Jamais une banque centrale ne souhaiterait revenir à un étalon-or de son propre gré.
L’adhésion à un étalon-or limite la capacité des banques centrales à imprimer librement de l’argent. Comme cette capacité d’émettre de l’argent est synonyme de pouvoir et comme les Etats ne renoncent pas volontiers à ce dernier, aucune banque centrale ne soutient l’étalon-or.
Mais une politique monétaire discrétionnaire et un étalon-or ne s’excluent pas forcément mutuellement. Ils peuvent coexister dans certaines limites. Par exemple, de 1913 à 1968, les Etats-Unis ont fonctionné avec un étalon-or et une banque centrale exerçant une politique monétaire discrétionnaire.
En 1913, la Réserve fédérale fut créée et commença à émettre des « billets de la Réserve fédérale » ayant cours légal. En 1968, le Congrès abrogea l’exigence selon laquelle il fallait adosser les émissions de billets de la Réserve fédérale à une quantité donnée d’or physique en réserve. Mais pendant ces 55 ans une monnaie fiduciaire a été adossée à des réserves d’or : il y a bien eu cohabitation.
Cette réserve d’or exigée limitait théoriquement le volume de monnaie-papier pouvant être émis. Mais en pratique, cela a rarement été le cas.
Même pendant la Grande Dépression, le volume des billets de la Réserve fédérale a rarement dépassé 100% des réserves d’or (bien qu’en théorie, il aurait pu aller jusqu’à 250% des réserves). Pendant cette période, le gouvernement aurait dû augmenter la masse de monnaie-papier afin de combattre la déflation. Cela démontre que les pires effets de la Grande Dépression ont été provoqués par la politique monétaire discrétionnaire, inadaptée, que menait la Fed, et non par l’or : Milton Friedman et Anna Schwartz l’ont souligné il y a 10 ans, et Ben Bernanke l’a réaffirmé récemment.
Pour les banques centrales, la question n’est pas de savoir si elles souhaitent ou non un étalon-or (elles n’en veulent pas) mais si elles seront peut-être forcées d’en adopter un pour provoquer de l’inflation. Le principe, ce serait de revenir à un étalon-or mais moyennant un cours bien plus élevé : 5 000 dollars l’once, peut-être, voire plus. Le cours non déflationniste et tacite de l’or, selon un nouvel étalon-or assorti d’une masse monétaire M1 (comprenant les espèces, les réserves et dépôts bancaires) adossée à 40% d’or (c’était ce pourcentage, lors de la création de la Fed en 1913), serait de 10 000 dollars l’once.
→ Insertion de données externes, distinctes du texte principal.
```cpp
__global__ __launch_bounds__(256) void k_ce_ls_fwd_bwd(
    const float* __restrict__ logits, const long* __restrict__ target,
    float* __restrict__ loss, float* __restrict__ dlogits, int B, int NC,
    float eps) {
  ce_body<true>(logits, target, loss, dlogits, B, NC, eps,
                blockIdx.x * blockDim.x + threadIdx.x,
                gridDim.x * blockDim.x);
}

template <bool DECOUPLED, bool SEG = false>
__device__ __forceinline__ void adam_body(
    float* __restrict__ master, float* __restrict__ grad,
    float* __restrict__ m, float* __restrict__ v, bf16* __restrict__ shadow,
    const float* __restrict__ step_t, long n, float lr, float b1, float b2,
    float eps, float wd, int zero_grad, float* __restrict__ extra_zero,
    long n_extra, const bf16* __restrict__ gsrc, float gscale,
    float* __restrict__ prev, float* __restrict__ sumsq, long i0,
    long istride, float gmul = 1.f) {
  for (long i = i0; i < n_extra; i += istride) extra_zero[i] = 0.f;
  float t = step_t[0];
  float bc1 = 1.f - __powf(b1, t), bc2 = 1.f - __powf(b2, t);
  float acc = 0.f;
  for (long i = i0; i < n; i += istride) {
    float gl = grad[i];
    float g = gsrc != nullptr ? b2f(gsrc[i]) * gscale : gl;
    if (prev != nullptr) {
      float d = gl - prev[i];
      prev[i] = gl;
      acc += d * d;
    }
    if (SEG && gmul != 1.f) g *= gmul;
    float w = master[i];
    if (DECOUPLED) {
      if (wd != 0.f) w *= 1.f - lr * wd;
    } else {
      if (wd != 0.f) g += wd * w;
    }
    float mi = b1 * m[i] + (1.f - b1) * g;
    float vi = b2 * v[i] + (1.f - b2) * g * g;
    m[i] = mi;
    v[i] = vi;
    w -= lr * (mi / bc1) / (sqrtf(vi / bc2) + eps);
    master[i] = w;
    if (shadow != nullptr) shadow[i] = f2b(w);
    if (zero_grad) grad[i] = 0.f;
  }
  if (prev != nullptr) {
    acc = wave_reduce_sum(acc);
    __shared__ float ws[4];
    if ((threadIdx.x & 63) == 0) ws[threadIdx.x >> 6] = acc;
    __syncthreads();
    if (threadIdx.x == 0)
      atomicAdd(sumsq, ws[0] + ws[1] + ws[2] + ws[3]);
  }
}

template <bool NESTEROV, bool SEG = false>
__device__ __forceinline__ void sgd_body(
    float* __restrict__ master, float* __restrict__ grad,
    float* __restrict__ mom, bf16* __restrict__ shadow, long n, float lr,
    float mu, float wd, int zero_grad, const bf16* __restrict__ gsrc,
    float gscale, float* __restrict__ prev, float* __restrict__ sumsq,
    long i0, long istride, float gmul = 1.f) {
  float acc = 0.f;
  for (long i = i0; i < n; i += istride) {
    float gl = grad[i];
    float g = gsrc != nullptr ? b2f(gsrc[i]) * gscale : gl;
    if (prev != nullptr) {
      float d = gl - prev[i];
      prev[i] = gl;
      acc += d * d;
    }
    if (SEG && gmul != 1.f) g *= gmul;
    float w = master[i];
    if (wd != 0.f) g += wd * w;
    float u = (mom != nullptr) ? (mu * mom[i] + g) : g;
    if (mom != nullptr) mom[i] = u;
    if (NESTEROV)
      w -= lr * (g + mu * u);
    else
      w -= lr * u;
    master[i] = w;
    if (shadow != nullptr) shadow[i] = f2b(w);
    if (zero_grad) grad[i] = 0.f;
  }
  if (prev != nullptr) {
    acc = wave_reduce_sum(acc);
    __shared__ float ws[4];
// ... 229 lines not shown
__global__ __launch_bounds__(256) void k_adam_step_seg(
    float* __restrict__ master, float* __restrict__ grad,
    float* __restrict__ m, float* __restrict__ v, bf16* __restrict__ shadow,
    const float* __restrict__ step_t, float lr, float b1, float b2,
    float eps, int zero_grad, float* __restrict__ extra_zero, long n_extra,
    const bf16* __restrict__ gsrc, float gscale, float* __restrict__ prev,
    float* __restrict__ sumsq, const float* __restrict__ lr_table, long T,
    float* __restrict__ lr_out, const int* __restrict__ chunks,
    const float* __restrict__ seg_mul) {
  lr = sched_lr(step_t, lr_table, T, lr, lr_out);
  for (long i = (long)blockIdx.x * 256 + threadIdx.x; i < n_extra;
       i += (long)gridDim.x * 256)
    extra_zero[i] = 0.f;
  const int c = blockIdx.x;
  const int s = chunks[c * 3];
  const long start = chunks[c * 3 + 1];
  const long end = start + chunks[c * 3 + 2];
  adam_body<DECOUPLED, true>(master, grad, m, v, shadow, step_t, end, lr, b1,
                             b2, eps, seg_mul[2 * s + 1], zero_grad, nullptr,
                             0, gsrc, gscale, prev, sumsq,
                             start + threadIdx.x, 256, seg_mul[2 * s]);
}

__global__ __launch_bounds__(256) void k_permute_krsc_rsck(
    const bf16* __restrict__ src, bf16* __restrict__ dst,
    const int* __restrict__ meta, int nconv) {
  __shared__ bf16 tile[32][33];
  const int ci = blockIdx.y;
  if (ci >= nconv) return;
  const int soff = meta[ci * 4 + 0], doff = meta[ci * 4 + 1];
  const int nelem = meta[ci * 4 + 2];
  const int K = meta[ci * 4 + 3] >> 16, C = meta[ci * 4 + 3] & 0xffff;
  const int RS = nelem / (K * C);
  const int ktiles = (K + 31) / 32, ctiles = (C + 31) / 32;
  const int tiles_per_rs = ktiles * ctiles;
  const int total_tiles = RS * tiles_per_rs;
  const int tc = threadIdx.x & 31, tr = threadIdx.x >> 5;
  for (int t = blockIdx.x; t < total_tiles; t += gridDim.x) {
    int rs = t / tiles_per_rs, rem = t % tiles_per_rs;
    int k0 = (rem / ctiles) * 32, c0 = (rem % ctiles) * 32;
    const bf16* s = src + soff + (long)rs * C;
#pragma unroll
    for (int i = 0; i < 4; i++) {
      int ko = k0 + tr + i * 8, c = c0 + tc;
      tile[tr + i * 8][tc] = (ko < K && c < C)
          ? s[(long)ko * RS * C + c] : (bf16)0.f;
// ... 666 lines not shown
  if (decoupled) LA(true); else LA(false);
#undef LA
  if (prev != nullptr)
    k_gdiv_finalize<<<1, 1, 0, st>>>(sumsq, divout, 0);
}

void launch_sgd_step_seg(float* master, float* grad, float* mom, void* shadow,
                         float lr, float mu, int zero_grad, const void* gsrc,
                         float gscale, float* prev, float* sumsq,
                         float* divout, float* step_t, const float* lr_table,
                         long T, float* lr_out, int nesterov,
                         const int* chunks, int nchunks, const float* seg_mul,
                         hipStream_t st) {
  if (lr_table != nullptr) k_inc_step<<<1, 1, 0, st>>>(step_t);
#define LS(N) k_sgd_step_seg<N><<<nchunks, 256, 0, st>>>( \
    master, grad, mom, (bf16*)shadow, lr, mu, zero_grad, (const bf16*)gsrc, \
    gscale, prev, sumsq, step_t, lr_table, T, lr_out, chunks, seg_mul)
  if (nesterov) LS(true); else LS(false);
#undef LS
  if (prev != nullptr)
    k_gdiv_finalize<<<1, 1, 0, st>>>(sumsq, divout, 0);
}

void launch_permute_krsc_rsck(const void* src, void* dst, const int* meta,
                              int nconv, int max_elem, hipStream_t st) {
  dim3 grid(gsz((long)max_elem, 1024), nconv);
  k_permute_krsc_rsck<<<grid, 256, 0, st>>>((const bf16*)src, (bf16*)dst,
                                            meta, nconv);
}

void launch_grad_divergence(const float* g, float* prev, float* sumsq,
                            float* out, long n, int skip_first,
                            hipStream_t st) {
  k_gdiv_partial<<<gsz(n >> 2), 256, 0, st>>>(g, prev, sumsq, n);
  k_gdiv_finalize<<<1, 1, 0, st>>>(sumsq, out, skip_first);
}

void launch_normalize_u8(const void* x, void* y, long total, int C, long HW,
                         float mean, float std, hipStream_t st) {
  k_normalize_u8<<<gsz(total), 256, 0, st>>>((const unsigned char*)x,
                                             (bf16*)y, total, C, HW, mean,
                                             std);
}

void launch_augment_normalize_u8(const void* x, void* y, void* state,
                                 const int* params, long N, int C, int H,
// ... 17 lines not shown
```

### horizonml_amd/ops/csrc/launch.h

```cpp
#pragma once
#include <hip/hip_runtime_api.h>

#include <cstdlib>
#include <type_traits>

struct ConvP {
  int Nb, H, W, C, K;
  int Ho, Wo, R, S;
  int str, pad;
  int M, Kd;
  int r0, s0, Rf, Sf;
};

struct MagicP {
  unsigned m[4];
  int s[4];
  unsigned d[4];
};

constexpr int WG_MAX_TASKS = 20;

struct WgradTask {
  const void* X;
  const void* Dz;
// ... 81 lines not shown
        last = r;
        break;
      }
    }
  *lo = last < 0 ? 0 : first;
  *n = last < 0 ? 0 : last - first + 1;
}

inline ConvP clip_taps(ConvP p) {
  int r0, rn, s0, sn;
  tap_range(p.H, p.Ho, p.Rf, p.str, p.pad, &r0, &rn);
  tap_range(p.W, p.Wo, p.Sf, p.str, p.pad, &s0, &sn);
  if (rn <= 0 || sn <= 0) return p;
  p.r0 = r0;
  p.s0 = s0;
  p.R = rn;
  p.S = sn;
  p.Kd = rn * sn * p.C;
  return p;
}

inline bool taps_clipped(const ConvP& p) {
  return p.R != p.Rf || p.S != p.Sf;
}

inline long env_long(const char* name, long dflt) {
  const char* e = getenv(name);
  return e ? atol(e) : dflt;
}

extern "C" {

int conv_fwd_splitk(ConvP p);
int conv_dgrad_splitk(ConvP p);
void launch_conv_fwd(const void* x, const void* w, void* y, float* stats,
                     ConvP p, hipStream_t st);
void launch_conv_fwd_splitk(const void* x, const void* w, float* ws, ConvP p,
                            int splitk, hipStream_t st);
void launch_conv_dgrad(const void* dz, const void* w, void* dx, float* ws,
                       int splitk, ConvP p, int accum, int w_layout,
                       hipStream_t st);
void launch_gemm_bf16(const void* a, const void* b, void* c, int M, int N,
                      int K, hipStream_t st);
int wgrad_msplit(ConvP p);
void launch_wgrad(const void* x, const void* dz, float* dw, float* ws,
                  ConvP p, int tr, hipStream_t st);
// ... 110 lines not shown
                        const float* lr_table, long T, float* lr_out,
                        int nesterov, hipStream_t st);
void launch_seg_norms(const float* master, const float* grad,
                      const void* gsrc, float gscale, const int* chunks,
                      int nchunks, const int* seg_meta, int nseg,
                      float* partials, float* seg_norms, float* seg_mul,
                      float* norm_out, float wd, float max_norm, int lars,
                      float eta, hipStream_t st);
void launch_adam_step_seg(float* master, float* grad, float* m, float* v,
                          void* shadow, float* step_t, float lr, float b1,
                          float b2, float eps, int zero_grad,
                          float* extra_zero, long n_extra, const void* gsrc,
                          float gscale, float* prev, float* sumsq,
                          float* divout, const float* lr_table, long T,
                          float* lr_out, int decoupled, const int* chunks,
                          int nchunks, const float* seg_mul, hipStream_t st);
void launch_sgd_step_seg(float* master, float* grad, float* mom, void* shadow,
                         float lr, float mu, int zero_grad, const void* gsrc,
                         float gscale, float* prev, float* sumsq,
                         float* divout, float* step_t, const float* lr_table,
                         long T, float* lr_out, int nesterov,
                         const int* chunks, int nchunks, const float* seg_mul,
                         hipStream_t st);
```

Bien sûr, ce prix pourrait être bien plus élevé avec un masse monétaire adossée à 100% d’or, ou si l’on utilisait comme référence une masse monétaire M2 (la masse M1 + les fonds monétaires et quelques autres instruments). Le chiffre exact importe moins que le fait que le cours de l’or envisagé devrait être bien plus élevé que le cours actuel afin d’obtenir l’inflation désirée.
Bien sûr, le but d’un cours officiel bien plus élevé n’est pas de récompenser les détenteurs d’or, mais plutôt de faire grimper les prix de tout le reste.
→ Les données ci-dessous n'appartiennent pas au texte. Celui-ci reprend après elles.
hipError_t launch_attention(const EncoderPlan &plan, const void *q, const void *k, const void *v, const float *vexp,
                            const float *M, float *opart, float *ml, hipStream_t s, Ragged rg, int layer) {
    const dim3 grid(plan.workgroups());
    const _Float16 *qs = static_cast<const _Float16 *>(q), *ks = static_cast<const _Float16 *>(k),
                   *vs = static_cast<const _Float16 *>(v);
    const AttnGridH3 g = plan_grid_h3(plan, rg, layer);
    const bool packed = plan.m_layout == M_PACKED;
    switch (plan.kind) {
    case ATT_W64_SK:
        hipLaunchKernelGGL((attention_w64_sk_kernel<true>), grid, dim3(W64_NW * 64), W64_LDS, s, qs, ks, vs, vexp, M, g,
                           plan.sk_wgs, opart, ml);
        break;
    case ATT_W64:
        hipLaunchKernelGGL((attention_w64_kernel<true>), grid, dim3(W64_NW * 64), W64_LDS, s, qs, ks, vs, vexp, M, g,
                           opart, ml);
        break;
    case ATT_F32: {
        const AttnGrid gf{plan.B, plan.N, plan.Npad, plan.nqb, plan.nsplit, plan.sps, rg.nv};
        hipLaunchKernelGGL((attention_kernel_t<ATT_NW, ATT_F32_KTS, false, true>), grid, dim3(ATT_NW * 64),
                           (attention_lds_bytes<ATT_NW, ATT_F32_KTS>()), s, static_cast<const float *>(q),
                           static_cast<const float *>(k), static_cast<const float *>(v), M, gf, opart, ml);
        break;
    }
    case ATT_H3_WS:
        with_int<2, 4>(plan.ws, [&](auto ws) {
            with_bool(packed, [&](auto pk) {
                constexpr int WS = decltype(ws)::value;
                hipLaunchKernelGGL((attention_h3_ws_kernel<WS, decltype(pk)::value>), grid, dim3(WS * 64),
                                   attention_h3_ws_lds_bytes<WS>(), s, qs, ks, vs, vexp, M, g, opart, ml);
            });
        });
        break;
    case ATT_H3:
        with_int<1, 2, ATT_NW>(plan.nw, [&](auto nw) {
            with_bool(plan.early, [&](auto early) {
                with_bool(packed, [&](auto pk) {
                    constexpr int NW = decltype(nw)::value;
                    hipLaunchKernelGGL((attention_h3_kernel<NW, true, decltype(pk)::value, decltype(early)::value>), grid,
                                       dim3(NW * 64), attention_h3_lds_bytes<NW>(), s, qs, ks, vs, vexp, M, g, opart,
                                       ml);
                });
            });
        });
        break;
    default: return hipErrorInvalidValue;
    }
    return hipGetLastError();
}

__global__ void pad_rows_kernel(const float *__restrict__ x, int B, int N, int Npad, float *__restrict__ y) {
    const size_t i = (size_t)blockIdx.x * blockDim.x + threadIdx.x;
    if (i >= (size_t)B * Npad * CH) return;
    const int c = (int)(i % CH), row = (int)((i / CH) % Npad), b = (int)(i / CH / Npad);
    y[i] = row < N ? x[((size_t)b * N + row) * CH + c] : 0.0f;
}

hipError_t launch_pad_rows(const float *x, int B, int N, int Npad, float *y, hipStream_t s) {
    const size_t n = (size_t)B * Npad * CH;
    hipLaunchKernelGGL(pad_rows_kernel, dim3((unsigned)((n + 255) / 256)), dim3(256), 0, s, x, B, N, Npad, y);
    return hipGetLastError();
}

hipError_t launch_split_qkv(const float *q, const float *k, const float *v, int B, int N, int ld, int Npad,
                            _Float16 *qs, _Float16 *ks, _Float16 *vs, float *vexp, hipStream_t s) {
    const size_t n = (size_t)B * Npad * CH;
    hipLaunchKernelGGL(vexp_kernel, dim3(Npad / H3_TILE, B), dim3(256), 0, s, v, N, ld, Npad, vexp);
    hipLaunchKernelGGL(split_qkv_kernel, dim3((unsigned)((n + 255) / 256)), dim3(256), 0, s, q, k, v, vexp, B, N, ld,
                       Npad, qs, ks, vs);
    return hipGetLastError();
}

#ifndef PDSC_C16_ONE
#define PDSC_C16_ONE 8
#endif
constexpr int C16_ONE = PDSC_C16_ONE;
template <bool F32>
PDSC_DEV void combine16(const float *__restrict__ opart, const float *__restrict__ ml, int b,
                        int nsplit, int Npad, int row, int d0, float out[16]) {
    const float *mlb = ml + ((size_t)b * nsplit * Npad + row) * 2;
    if (nsplit <= C16_ONE) {
        f32x2 mlv[C16_ONE > 0 ? C16_ONE : 1];
        f32x4 ov[C16_ONE > 0 ? C16_ONE : 1][4];
#pragma unroll
        for (int j = 0; j < C16_ONE; ++j) {
            if (j < nsplit) {
                const size_t base = (size_t)(b * nsplit + j) * Npad + row;
                mlv[j] = *reinterpret_cast<const f32x2 *>(ml + base * 2);
                const float *ob = opart + (base - row) * CH;
#pragma unroll
                for (int i = 0; i < 4; ++i) {
                    const size_t o = F32 ? (size_t)row * CH + d0 + 4 * i : h3_opart_off(row, d0 + 4 * i);
                    ov[j][i] = *reinterpret_cast<const f32x4 *>(ob + o);
                }
            }
        }
        float mstar = -INFINITY;
#pragma unroll
        for (int j = 0; j < C16_ONE; ++j)
            if (j < nsplit) mstar = fmaxf(mstar, mlv[j][0]);
        float L = 0.0f;
        f32x4 acc[4] = {};
#pragma unroll
        for (int j = 0; j < C16_ONE; ++j) {
            if (j < nsplit) {
                const float w = expf(mlv[j][0] - mstar);
                L += w * mlv[j][1];
#pragma unroll
                for (int i = 0; i < 4; ++i) acc[i] += w * ov[j][i];
            }
        }
#pragma unroll
        for (int i = 0; i < 4; ++i)
#pragma unroll
            for (int e = 0; e < 4; ++e) out[4 * i + e] = acc[i][e] / L;
        return;
    }
    float mstar = -INFINITY;
    for (int s0 = 0; s0 < nsplit; s0 += 8) {
        float mv[8];
#pragma unroll
        for (int j = 0; j < 8; ++j) mv[j] = s0 + j < nsplit ? mlb[(size_t)(s0 + j) * Npad * 2] : -INFINITY;
#pragma unroll
        for (int j = 0; j < 8; ++j) mstar = fmaxf(mstar, mv[j]);
    }
    float L = 0.0f;
    f32x4 acc[4] = {};
    constexpr int SB = 4;
    for (int s0 = 0; s0 < nsplit; s0 += SB) {
        f32x2 mlv[SB];
        f32x4 ov[SB][4];
#pragma unroll
        for (int j = 0; j < SB; ++j) {
            if (s0 + j < nsplit) {
                const size_t base = (size_t)(b * nsplit + s0 + j) * Npad + row;
                mlv[j] = *reinterpret_cast<const f32x2 *>(ml + base * 2);
                const float *ob = opart + (base - row) * CH;
#pragma unroll
                for (int i = 0; i < 4; ++i) {
                    const size_t o = F32 ? (size_t)row * CH + d0 + 4 * i : h3_opart_off(row, d0 + 4 * i);
                    ov[j][i] = *reinterpret_cast<const f32x4 *>(ob + o);
                }
            }
        }
#pragma unroll
        for (int j = 0; j < SB; ++j) {
            if (s0 + j < nsplit) {
                const float w = expf(mlv[j][0] - mstar);
                L += w * mlv[j][1];
#pragma unroll
                for (int i = 0; i < 4; ++i) acc[i] += w * ov[j][i];
            }
        }
    }
#pragma unroll
    for (int i = 0; i < 4; ++i)
#pragma unroll
        for (int e = 0; e < 4; ++e) out[4 * i + e] = acc[i][e] / L;
}

template <bool F32>
__global__ __launch_bounds__(256) void attn_combine_kernel(const float *__restrict__ opart,
                                                           const float *__restrict__ ml, int N,
                                                           int Npad, int nsplit,
                                                           float *__restrict__ msg) {
    const int b = blockIdx.y;
    const int row = blockIdx.x * 32 + (threadIdx.x >> 3), d0 = (threadIdx.x & 7) * 16;
    if (row >= N) return;
    float out[16];
    combine16<F32>(opart, ml, b, nsplit, Npad, row, d0, out);
    f32x4 *dst = reinterpret_cast<f32x4 *>(msg + ((size_t)b * N + row) * CH + d0);
#pragma unroll
    for (int i = 0; i < 4; ++i) dst[i] = f32x4{out[4 * i], out[4 * i + 1], out[4 * i + 2], out[4 * i + 3]};
}

hipError_t launch_attn_combine(const float *opart, const float *ml, bool f32, int B, int N, int Npad,
                               int nsplit, float *msg, hipStream_t s) {
    if (f32)
        hipLaunchKernelGGL(attn_combine_kernel<true>, dim3((N + 31) / 32, B), dim3(256), 0, s, opart, ml, N, Npad,
                           nsplit, msg);
    else
        hipLaunchKernelGGL(attn_combine_kernel<false>, dim3((N + 31) / 32, B), dim3(256), 0, s, opart, ml, N, Npad,
                           nsplit, msg);
    return hipGetLastError();
}

constexpr int CMB_SB = 16;
// ... 699 lines not shown
static void w2_sched_add(W2Sched &S, const DenseOff &o, int in, int out) {
    const int nks = in / 16, nt = w2_nt(in, out);
    for (int c = 0; c < out / 32 / nt; ++c) {
        S.off[S.n] = (uint32_t)(2 * o.w + (size_t)c * nt * nks * W3_BLOCK);
        S.np[S.n] = W_PLANES * nt * nks;
        ++S.n;
    }
}

PDSC_DEV void w2_stage(const float *pk, const W2Sched &S, int c, char *slot, int wave, int lane) {
    if (c >= S.n) return;
#if ATT_BUFDMA
    const __amdgpu_buffer_rsrc_t r = h3_rsrc(pk, 0xFFFFFFFFu);
    for (int i = wave; i < S.np[c]; i += PW2_W)
        __builtin_amdgcn_raw_ptr_buffer_load_lds(r, (__attribute__((address_space(3))) void *)(slot + 1024 * i), 16,
                                                 16 * lane, (int)(2 * S.off[c]) + 1024 * i, 0, 0);
#else
    const _Float16 *src = reinterpret_cast<const _Float16 *>(pk) + S.off[c] + 8 * lane;
    for (int i = wave; i < S.np[c]; i += PW2_W)
        __builtin_amdgcn_global_load_lds(src + 512 * i, slot + 1024 * i, 16, 0, 0);
#endif
}

struct W2Pipe {
    char *base;
    int c;
    PDSC_DEV char *slot(int k) const { return base + (k % PW2_NSLOT) * PW2_SLOT; }
};

template <int NST>
PDSC_DEV void w2_sync(bool active) {
    if (NST > 0 && active)
        asm volatile("s_waitcnt vmcnt(%0) lgkmcnt(0)\n\ts_barrier" ::"n"(NST) : "memory");
    else
        asm volatile("s_waitcnt vmcnt(0) lgkmcnt(0)\n\ts_barrier" ::: "memory");
}

PDSC_DEV void w2_frag(const char *bp, f16x8 (&w)[3]) {
    w[0] = *reinterpret_cast<const f16x8 *>(bp);
    w[1] = *reinterpret_cast<const f16x8 *>(bp + 1024);
    if constexpr (W_PLANES == 3) w[2] = *reinterpret_cast<const f16x8 *>(bp + 2048);
}

template <int NKS, int NT, bool TRANS, int NACC>
PDSC_DEV void w2_mma(const char *slot, const f16x8 *xh, const f16x8 *xl, f32x16 (&acc)[NACC], int t0, int lane) {
    constexpr int NB = NT * NKS;
    const char *bp = slot + 16 * lane;
    f16x8 w[3][3];
    w2_frag(bp, w[0]);
    if (NB > 1) w2_frag(bp + PW2_BLKB, w[1]);
#pragma unroll
    for (int j = 0; j < NB; ++j) {
        if (j + 2 < NB) w2_frag(bp + (j + 2) * PW2_BLKB, w[(j + 2) % 3]);
        const int t = j / NKS, ks = j % NKS;
        const f16x8(&f)[3] = w[j % 3];
        const f32x16 c = ks == 0 ? zero16() : acc[t0 + t];
        acc[t0 + t] = TRANS ? mfma_w3x(f[0], f[1], f[2], xh[ks], xl[ks], c) : mfma_xw3(xh[ks], xl[ks], f[0], f[1], f[2], c);
        __builtin_amdgcn_sched_barrier(0);
    }
}

template <int IN, int OUT, bool TRANS, int NST = 0>
PDSC_DEV void w2_layer(W2Pipe &P, const float *pk, const W2Sched &S, const f16x8 *xh, const f16x8 *xl,
                       f32x16 (&acc)[OUT / 32], bool active, int wave, int lane) {
    constexpr int NKS = IN / 16, NT = w2_nt(IN, OUT), NCH = OUT / 32 / NT;
    static_assert(NCH * NT == OUT / 32, "chunk tiling");
#pragma unroll
    for (int c = 0; c < NCH; ++c) {
        CH_STAMP(192 + 3 * min(P.c, 20));
        if (active) w2_mma<NKS, NT, TRANS>(P.slot(P.c), xh, xl, acc, c * NT, lane);
        CH_STAMP(193 + 3 * min(P.c, 20));
        if (c == 0)
            w2_sync<NST>(active);
        else
            w2_sync<0>(active);
        CH_STAMP(194 + 3 * min(P.c, 20));
        w2_stage(pk, S, P.c + PW2_NSLOT, P.slot(P.c), wave, lane);
        asm volatile("" ::: "memory");
        ++P.c;
    }
}

PDSC_DEV void w2_coef(float *dst, const float *__restrict__ pk, const DenseOff &o, int out, int tid) {
    for (int i = tid; i < 3 * out; i += PW2_W * 64) dst[i] = pk[o.bias + i];
}

PDSC_DEV void split8v(const float (&v)[8], f16x8 &hi, f16x8 &lo) { split8x(v, hi, lo); }

PDSC_DEV int w2_chan(int t, int u, int e, int h) { return 32 * t + 16 * u + 8 * (e >> 2) + 4 * h + (e & 3); }

template <int OUT, int EPI, bool SPLIT = true>
PDSC_DEV void w2_epilogue(f32x16 (&acc)[OUT / 32], float inv, const float *cf, const f32x16 *resid, f16x8 *xh,
                          f16x8 *xl, int lane) {
    const int h = lane >> 5;
#pragma unroll
    for (int t = 0; t < OUT / 32; ++t)
#pragma unroll
        for (int u = 0; u < 2; ++u) {
            const int c0 = 32 * t + 16 * u + 4 * h;
            const f32x4 b0 = *reinterpret_cast<const f32x4 *>(cf + c0), b1 = *reinterpret_cast<const f32x4 *>(cf + c0 + 8);
            f32x4 a0, a1, e0, e1;
            if (EPI == EPI_BN_RELU) {
                a0 = *reinterpret_cast<const f32x4 *>(cf + OUT + c0);
                a1 = *reinterpret_cast<const f32x4 *>(cf + OUT + c0 + 8);
                e0 = *reinterpret_cast<const f32x4 *>(cf + 2 * OUT + c0);
                e1 = *reinterpret_cast<const f32x4 *>(cf + 2 * OUT + c0 + 8);
            }
            float v[8];
#pragma unroll
            for (int e = 0; e < 8; ++e) {
                const int r = 8 * u + e;
                float y = __builtin_fmaf(acc[t][r], inv, e < 4 ? b0[e] : b1[e - 4]);
                if (EPI == EPI_BN_RELU) y = relu_nan(y * (e < 4 ? a0[e] : a1[e - 4]) + (e < 4 ? e0[e] : e1[e - 4]));
                if (EPI == EPI_RELU) y = relu_nan(y);
                if (EPI == EPI_RESID) y = resid[t][r] + y;
                acc[t][r] = y;
                v[e] = y;
            }
            if constexpr (SPLIT) split8v(v, xh[2 * t + u], xl[2 * t + u]);
        }
}

PDSC_DEV void w2_combine(const float *__restrict__ opart, const float *__restrict__ ml, int b, int nsplit, int Npad,
                         int row, f16x8 *xh, f16x8 *xl, int lane) {
    float mstar = -INFINITY;
    for (int s = 0; s < nsplit; ++s) mstar = fmaxf(mstar, ml[((size_t)(b * nsplit + s) * Npad + row) * 2]);
    float L = 0.0f;
    f32x4 acc[16];
#pragma unroll
    for (int i = 0; i < 16; ++i) acc[i] = f32x4{0.0f, 0.0f, 0.0f, 0.0f};
    for (int s = 0; s < nsplit; ++s) {
        const size_t base = (size_t)(b * nsplit + s) * Npad + row;
        const float ms = ml[base * 2];
        if (ms == -INFINITY) continue;
        const float w = expf(ms - mstar);
        L += w * ml[base * 2 + 1];
        const float *src = opart + (base - (row & 31)) * CH + 4 * lane;
#pragma unroll
        for (int i = 0; i < 16; ++i) acc[i] += w * *reinterpret_cast<const f32x4 *>(src + 256 * i);
    }
    const float rl = 1.0f / L;
#pragma unroll
    for (int ks = 0; ks < 8; ++ks) {
        float v[8];
#pragma unroll
        for (int e = 0; e < 4; ++e) {
            v[e] = acc[2 * ks][e] * rl;
            v[4 + e] = acc[2 * ks + 1][e] * rl;
        }
        split8v(v, xh[ks], xl[ks]);
    }
}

C’est exactement ce qu’a fait Franklin D Roosevelt en 1933 lorsqu’il a augmenté le cours de l’or de près de 75%, le faisant passer de 20,67 dollars l’once à 35 dollars. Le but était alors de provoquer l’inflation des prix du coton, du cuivre, de l’acier et des actions. Cela a fonctionné à merveille. L’inflation des matières première et les cours des actions ont décollé en 1933-1936 et le chômage a baissé (quoiqu’en partant de niveaux très élevés). Roosevelt s’est assuré que les détenteurs d’or — qu’il appelait les « entasseurs » (hoarders) — n’en tirent aucun profit : Roosevelt a confisqué l’or du secteur privé avant d’en augmenter le cours.
Cette confiscation pourrait se reproduire, mais elle n’est pas nécessaire. Le gouvernement peut augmenter le cours de l’or par décret, sans se préoccuper que les détenteurs du secteur privé en profitent ou non.
Ce genre de « choc de l’or », destiné à provoquer de l’inflation, pourrait également être mis en oeuvre au niveau international, en le combinant aux DTS, pour en faire de nouveaux DTS adossés à l’or. Ce serait ironique car les premiers DTS de 1969 ont été brièvement adossés à l’or selon un montant défini.